Task directions:
Once the line containing "float a = 0.f;" is found in the records below, return it and each following line exactly, up to and including the line containing "atomicMax(slot + pos, ~t_start);", and nothing else.
Start of Records for this task
static std::atomic<long long> g_kv_extend_rows[2] = {{0}, {0}};
void kv_extend_note(int chunk_rows, int step_rows) { g_kv_extend_rows[0] += chunk_rows; g_kv_extend_rows[1] += step_rows; }
long long kv_extend_rows(int stepwise) { return g_kv_extend_rows[stepwise ? 1 : 0].load(); }
static std::atomic<long long> g_kv_extend_heads[2] = {{0}, {0}};
void kv_extend_heads_note(int frame_rows, int scored_rows) { g_kv_extend_heads[0] += frame_rows; g_kv_extend_heads[1] += scored_rows; }
long long kv_extend_heads_rows(int scored) { return g_kv_extend_heads[scored ? 1 : 0].load(); }

template <int HD, int KT, bool PRE = true>
__global__ __launch_bounds__(256) void xattn_kernel(const bf16_t* __restrict__ q, const bf16_t* __restrict__ Kp, const bf16_t* __restrict__ VpT,
                                                    bf16_t* __restrict__ out, int P, int kv, int C, int F, int nh, float scale) {
  constexpr int KQ = HD / 32;
  constexpr int DO = HD / 16;
  constexpr int SUB = KT / 16;
  constexpr int NPF = KT / 32;
  const int tid = threadIdx.x, wave = tid >> 6, lane = tid & 63, lr = lane & 15, lg = lane >> 4;
  const int qt = blockIdx.x;
  const int mh = blockIdx.y, m = mh / nh, h = mh - m * nh, b = m / F;
  const int qi = qt * 64 + wave * 16 + lr;
  const bf16_t* qrow = q + ((long)m * P + qi) * C + h * HD;
  bf16x8 qf[KQ];
#pragma unroll
  for (int k = 0; k < KQ; ++k) qf[k] = *(const bf16x8*)(qrow + k * 32 + lg * 8);
  const bf16_t* kb = Kp + (long)b * kv * C + h * HD;
  const bf16_t* vb = VpT + ((long)b * C + h * HD) * kv;
  f32x4 o[DO];
#pragma unroll
  for (int d = 0; d < DO; ++d) o[d] = f32x4{0.f, 0.f, 0.f, 0.f};
  float mx = -INFINITY, lsum = 0.f;
  constexpr int PK = HD + 16;
  using VT = VtTile<KT>;
  __shared__ __attribute__((aligned(16))) bf16_t sK[KT * PK];
  __shared__ __attribute__((aligned(16))) bf16_t sV[HD * VT::PITCH];
  constexpr int KC = KT * HD / 8 / 256;
  constexpr int VC = HD * KT / 8 / 256;
  constexpr int VCH = KT / 8;
  static_assert(KC >= 1 && VC >= 1, "tile too small for 256 threads");
  Chunk16 pk[KC], pvv[VC];
  auto fetch = [&](int kt) {
    const int k0 = kt * KT;
#pragma unroll
    for (int i = 0; i < KC; ++i) {
      const int c = i * 256 + tid, row = c / (HD / 8), col = (c % (HD / 8)) * 8;
      pk[i] = *(const Chunk16*)(kb + (long)(k0 + row) * C + col);
    }
#pragma unroll
    for (int i = 0; i < VC; ++i) {
      const int c = i * 256 + tid, row = c / VCH, col = (c % VCH) * 8;
      pvv[i] = *(const Chunk16*)(vb + (long)row * kv + k0 + col);
    }
  };
  const int ntiles = kv / KT;
  if constexpr (PRE) fetch(0);
  for (int kt = 0; kt < ntiles; ++kt) {
    __syncthreads();
    if constexpr (!PRE) fetch(kt);
#pragma unroll
    for (int i = 0; i < KC; ++i) { const int c = i * 256 + tid; *(Chunk16*)(sK + (c / (HD / 8)) * PK + (c % (HD / 8)) * 8) = pk[i]; }
#pragma unroll
    for (int i = 0; i < VC; ++i) { const int c = i * 256 + tid; VT::store(sV, c / VCH, c % VCH, pvv[i]); }
    __syncthreads();
    if constexpr (PRE) { if (kt + 1 < ntiles) fetch(kt + 1); }
    f32x4 sc[SUB];
    float mt = -INFINITY;
#pragma unroll
    for (int sub = 0; sub < SUB; ++sub) {
      sc[sub] = f32x4{0.f, 0.f, 0.f, 0.f};
      const bf16_t* krow = sK + (sub * 16 + lr) * PK + lg * 8;
#pragma unroll
      for (int k = 0; k < KQ; ++k) sc[sub] = __builtin_amdgcn_mfma_f32_16x16x32_bf16(*(const bf16x8*)(krow + k * 32), qf[k], sc[sub], 0, 0, 0);
#pragma unroll
      for (int r = 0; r < 4; ++r) { sc[sub][r] *= scale; mt = fmaxf(mt, sc[sub][r]); }
    }
    mt = fmaxf(mt, __shfl_xor(mt, 16, 64));
    mt = fmaxf(mt, __shfl_xor(mt, 32, 64));
    const float mn = fmaxf(mx, mt);
    const float alpha = expf(mx - mn);
    mx = mn;
    float ps = 0.f;
    bf16x8 pf[NPF];
#pragma unroll
    for (int sub = 0; sub < SUB; ++sub)
#pragma unroll
      for (int r = 0; r < 4; ++r) {
        const float pe = expf(sc[sub][r] - mn);
        ps += pe;
        pf[sub >> 1][(sub & 1) * 4 + r] = (bf16_t)pe;
      }
    lsum = lsum * alpha + ps;
#pragma unroll
    for (int d = 0; d < DO; ++d) {
#pragma unroll
      for (int r = 0; r < 4; ++r) o[d][r] *= alpha;
#pragma unroll
      for (int pr = 0; pr < NPF; ++pr)
        o[d] = __builtin_amdgcn_mfma_f32_16x16x32_bf16(VT::frag(sV, d * 16 + lr, pr * 4 + lg), pf[pr], o[d], 0, 0, 0);
    }
  }
  lsum += __shfl_xor(lsum, 16, 64);
  lsum += __shfl_xor(lsum, 32, 64);
  const float inv = 1.0f / lsum;
  bf16_t* orow = out + ((long)m * P + qi) * C + h * HD + lg * 4;
#pragma unroll
  for (int d = 0; d < DO; ++d)
    *(bf16x4*)(orow + d * 16) = bf16x4{(bf16_t)(o[d][0] * inv), (bf16_t)(o[d][1] * inv), (bf16_t)(o[d][2] * inv), (bf16_t)(o[d][3] * inv)};
}

bool xattn_covers(int P, int kv, int C, int nh, DType dt) {
  if (!sw().flash_xatt || dt != BF16 || nh <= 0 || C % nh != 0 || P % 64 != 0 || kv % 64 != 0 || (C & 7)) return false;
  const int hd = C / nh;
  return hd == 32 || hd == 64 || hd == 128 || hd == 192 || hd == 512 || hd == 768;
}

int launch_xattn(const void* q, const void* Kp, const void* VpT, void* out, int M, int F, int P, int kv, int C, int nh, DType dt, hipStream_t st) {
  if (!xattn_covers(P, kv, C, nh, dt) || M <= 0 || F <= 0 || M % F != 0) return -1;
  if (((uintptr_t)q & 15) || ((uintptr_t)Kp & 15) || ((uintptr_t)VpT & 15) || ((uintptr_t)out & 7)) return -1;
  const int hd = C / nh;
  dim3 grid((unsigned)(P / 64), (unsigned)(M * nh));
  const float scale = 1.0f / sqrtf((float)hd);
#define IVG_XATTN(HDv, KTv, PREv) hipLaunchKernelGGL((xattn_kernel<HDv, KTv, PREv>), grid, dim3(256), 0, st, (const bf16_t*)q, (const bf16_t*)Kp, (const bf16_t*)VpT, (bf16_t*)out, P, kv, C, F, nh, scale)
  if (hd == 128) IVG_XATTN(128, 64, true);
  else if (hd == 192) IVG_XATTN(192, 64, true);
  else if (hd == 64) IVG_XATTN(64, 64, true);
  else if (hd == 32) IVG_XATTN(32, 64, true);
  else if (hd == 512) IVG_XATTN(512, 32, true);
  else if (hd == 768) IVG_XATTN(768, 32, false);
  else return -1;
#undef IVG_XATTN
  return (int)hipGetLastError();
}

template <typename T> struct QPack;
template <> struct QPack<float> {
  __device__ __forceinline__ void set(const float*) {}
  __device__ __forceinline__ float dot(const float* qf, Chunk16 raw) const {
    const f32x4 kk = __builtin_bit_cast(f32x4, raw);
    float d = 0.f;
#pragma unroll
    for (int j = 0; j < 4; ++j) d = fmaf(qf[j], kk[j], d);
    return d;
  }
};
template <> struct QPack<bf16_t> {
  bf16x2 q[4];
  __device__ __forceinline__ void set(const float* qf) {
#pragma unroll
    for (int j = 0; j < 4; ++j) q[j] = bf16x2{(bf16_t)qf[2 * j], (bf16_t)qf[2 * j + 1]};
  }
  __device__ __forceinline__ float dot(const float*, Chunk16 raw) const {
    const bf16x8 kk = __builtin_bit_cast(bf16x8, raw);
    float d = 0.f;
#pragma unroll
    for (int j = 0; j < 4; ++j) d = __builtin_amdgcn_fdot2_f32_bf16(q[j], bf16x2{kk[2 * j], kk[2 * j + 1]}, d, false);
    return d;
  }
};
template <typename T> __device__ __forceinline__ float dot_chunk(const float* qf, Chunk16 raw) {
  constexpr int VEC = Traits<T>::VEC;
  float d = 0.f;
  if constexpr (sizeof(T) == 2) {
    const bf16x8 kk = __builtin_bit_cast(bf16x8, raw);
#pragma unroll
    for (int j = 0; j < VEC; ++j) d = fmaf(qf[j], (float)kk[j], d);
  } else {
    const f32x4 kk = __builtin_bit_cast(f32x4, raw);
#pragma unroll
    for (int j = 0; j < VEC; ++j) d = fmaf(qf[j], kk[j], d);
  }
  return d;
}
template <typename T> __device__ __forceinline__ void axpy_chunk(float* of, float pw, Chunk16 raw) {
  constexpr int VEC = Traits<T>::VEC;
  if constexpr (sizeof(T) == 2) {
    const bf16x8 vv = __builtin_bit_cast(bf16x8, raw);
#pragma unroll
    for (int j = 0; j < VEC; ++j) of[j] = fmaf(pw, (float)vv[j], of[j]);
  } else {
    const f32x4 vv = __builtin_bit_cast(f32x4, raw);
#pragma unroll
    for (int j = 0; j < VEC; ++j) of[j] = fmaf(pw, vv[j], of[j]);
  }
}

template <int CTRL> __device__ __forceinline__ float dpp_add(float v) {
  return v + __int_as_float(__builtin_amdgcn_update_dpp(0, __float_as_int(v), CTRL, 0xf, 0xf, false));
}
__device__ __forceinline__ float group_sum(float d, int lpk) {
  if (lpk >= 2) d = dpp_add<0xB1>(d);
  if (lpk >= 4) d = dpp_add<0x4E>(d);
  if (lpk >= 8) d = dpp_add<0x141>(d);
  if (lpk >= 16) d = dpp_add<0x140>(d);
  for (int o = 16; o < lpk; o <<= 1) d += __shfl_xor(d, o, 64);
  return d;
}

template <typename T, bool NT, int HD, bool SHARED = false>
__global__ __launch_bounds__(256) void decode_attn_kernel(const T* __restrict__ qkv, T* __restrict__ kc, T* __restrict__ vc,
                                                          T* __restrict__ out, const float* __restrict__ cosT,
                                                          const float* __restrict__ sinT, int heads, int hd_arg, int Lmax,
                                                          const StepState* __restrict__ state, unsigned long long* prof,
                                                          int sh_P = 0, int sh_G = 1, int sh_row0 = 0) {
  constexpr int VEC = Traits<T>::VEC;
  const int hd = HD > 0 ? HD : hd_arg;
  constexpr int UNR = 8;
  const unsigned long long t_start = prof ? wall_clock64() : 0ull;
  extern __shared__ __attribute__((aligned(16))) unsigned char smem[];
  const int lpk = hd / VEC;
  const int gpb = 256 / lpk;
  float* sq = (float*)smem;
  float* sk = sq + hd;
  float* sv = sk + hd;
  float* sc = sv + hd;
  float* red = sc + Lmax;
  __shared__ float sred[8];
  const int b = blockIdx.x / heads, h = blockIdx.x % heads;
  const int tid = threadIdx.x, lane = tid & 63, wv = tid >> 6;
  const int sub = tid % lpk, grp = tid / lpk;
  const int H = heads * hd, half = hd / 2;
  const float scale = rsqrtf((float)hd);
  T* kb = kc + ((long)b * heads + h) * Lmax * hd;
  T* vb = vc + ((long)b * heads + h) * Lmax * hd;
  long sh_delta = 0;
  if constexpr (SHARED) sh_delta = ((long)((b - sh_row0) / sh_G) - b) * heads * Lmax * hd * (long)sizeof(T);
  const int step = gpb * UNR;
  const unsigned lane_off = (unsigned)(sub * VEC) * (unsigned)sizeof(T);
  auto load_rows = [&](Chunk16 (&dst)[UNR], const T* base, int t0, int limit) {
    const char* bb = (const char*)base;
#pragma unroll
    for (int u = 0; u < UNR; ++u) {
      const int t = t0 + u * gpb + grp;
      const char* rb = bb;
      if constexpr (SHARED) rb = t < sh_P ? bb + sh_delta : bb;
      const Chunk16* src = (const Chunk16*)(rb + ((unsigned)(t * hd) * (unsigned)sizeof(T) + lane_off));
      dst[u] = t < limit ? ((NT && !SHARED) ? __builtin_nontemporal_load(src) : *src) : Chunk16{0u, 0u, 0u, 0u};
    }
  };
  Chunk16 cur[UNR], nxt[UNR];
  float rc = 0.f, rs = 0.f, q1 = 0.f, q2 = 0.f, k1 = 0.f, k2 = 0.f;
  T va = from_f32<T>(0.f), vb2 = from_f32<T>(0.f);
  if (tid < half) {
    const T* row = qkv + (long)b * 3 * H + h * hd;
    q1 = to_f32(row[tid]); q2 = to_f32(row[tid + half]);
    k1 = to_f32(row[H + tid]); k2 = to_f32(row[H + tid + half]);
    va = row[2 * H + tid]; vb2 = row[2 * H + tid + half];
  }
  load_rows(cur, kb, 0, Lmax);
  const int pos = state->pos;
  const int n_keys = pos + 1;
  if (tid < half) { rc = cosT[(long)pos * half + tid]; rs = sinT[(long)pos * half + tid]; }
  if (tid < half) {
    const T qa = from_f32<T>(q1 * rc - q2 * rs), qb = from_f32<T>(q2 * rc + q1 * rs);
    const T ka = from_f32<T>(k1 * rc - k2 * rs), kb2 = from_f32<T>(k2 * rc + k1 * rs);
    sq[tid] = to_f32(qa); sq[tid + half] = to_f32(qb);
    sk[tid] = to_f32(ka); sk[tid + half] = to_f32(kb2);
    sv[tid] = to_f32(va); sv[tid + half] = to_f32(vb2);
    kb[(long)pos * hd + tid] = ka; kb[(long)pos * hd + tid + half] = kb2;
    vb[(long)pos * hd + tid] = va; vb[(long)pos * hd + tid + half] = vb2;
  }
  __syncthreads();
  float qf[VEC];
#pragma unroll
  for (int j = 0; j < VEC; ++j) qf[j] = sq[sub * VEC + j];
  QPack<T> qp;
  qp.set(qf);
  auto scores = [&](Chunk16 (&rows)[UNR], int t0) {
#pragma unroll
    for (int u = 0; u < UNR; ++u) {
      const int t = t0 + u * gpb + grp;
      float d = qp.dot(qf, rows[u]);
      d = group_sum(d, lpk);
      if (t < pos && sub == 0) sc[t] = d * scale;
    }
  };
  {
    int t0 = 0;
    bool in_nxt = false;
    while (t0 < pos) {
      if (t0 + step < pos) load_rows(nxt, kb, t0 + step, pos); else load_rows(nxt, vb, 0, pos);
      scores(cur, t0);
      t0 += step;
      in_nxt = true;
      if (t0 >= pos) break;
      if (t0 + step < pos) load_rows(cur, kb, t0 + step, pos); else load_rows(cur, vb, 0, pos);
      scores(nxt, t0);
      t0 += step;
      in_nxt = false;
    }
    if (in_nxt) {
#pragma unroll
      for (int u = 0; u < UNR; ++u) cur[u] = nxt[u];
    }
  }
  if (grp == 0) {
    float d = 0.f;
#pragma unroll
    for (int j = 0; j < VEC; ++j) d = fmaf(qf[j], sk[sub * VEC + j], d);
    d = group_sum(d, lpk);
    if (sub == 0) sc[pos] = d * scale;
  }
  __syncthreads();
  float mx = -INFINITY;
  for (int t = tid; t < n_keys; t += 256) mx = fmaxf(mx, sc[t]);
  mx = wave_max(mx);
  if (lane == 0) sred[wv] = mx;
  __syncthreads();
  mx = fmaxf(fmaxf(sred[0], sred[1]), fmaxf(sred[2], sred[3]));
  float sum = 0.f;
  for (int t = tid; t < n_keys; t += 256) { const float e = expf(sc[t] - mx); sc[t] = e; sum += e; }
  sum = wave_sum(sum);
  if (lane == 0) sred[4 + wv] = sum;
  __syncthreads();
  sum = (sred[4] + sred[5]) + (sred[6] + sred[7]);
  float of[VEC];
#pragma unroll
  for (int j = 0; j < VEC; ++j) of[j] = 0.f;
  auto weighted = [&](Chunk16 (&rows)[UNR], int t0) {
#pragma unroll
    for (int u = 0; u < UNR; ++u) {
      const int t = t0 + u * gpb + grp;
      if (t < pos) axpy_chunk<T>(of, sc[t], rows[u]);
    }
  };
    for (int t0 = 0; t0 < pos; t0 += 2 * step) {
      if (t0 + step < pos) load_rows(nxt, vb, t0 + step, pos);
      weighted(cur, t0);
      if (t0 + step >= pos) break;
      if (t0 + 2 * step < pos) load_rows(cur, vb, t0 + 2 * step, pos);
      weighted(nxt, t0 + step);
    }
  if (grp == 0) {
    const float pw = sc[pos];
#pragma unroll
    for (int j = 0; j < VEC; ++j) of[j] = fmaf(pw, sv[sub * VEC + j], of[j]);
  }
#pragma unroll
  for (int j = 0; j < VEC; ++j) red[grp * hd + sub * VEC + j] = of[j];
  __syncthreads();
  if (tid < hd) {
    float a = 0.f;
    for (int g = 0; g < gpb; ++g) a += red[g * hd + tid];
    out[(long)b * H + h * hd + tid] = from_f32<T>(a / sum);
  }
  if (prof && tid == 0) {
    unsigned long long* slot = prof + (size_t)((blockIdx.x * 7 + blockIdx.y) % IVG_ATTN_PROF_SLOTS) * 2 * Lmax;
    atomicMax(slot + pos, ~t_start);
    atomicMax(slot + Lmax + pos, (unsigned long long)wall_clock64());
  }
}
End of Records for this task
Solution below:
    float a = 0.f;
    for (int g = 0; g < gpb; ++g) a += red[g * hd + tid];
    out[(long)b * H + h * hd + tid] = from_f32<T>(a / sum);
  }
  if (prof && tid == 0) {
    unsigned long long* slot = prof + (size_t)((blockIdx.x * 7 + blockIdx.y) % IVG_ATTN_PROF_SLOTS) * 2 * Lmax;
    atomicMax(slot + pos, ~t_start);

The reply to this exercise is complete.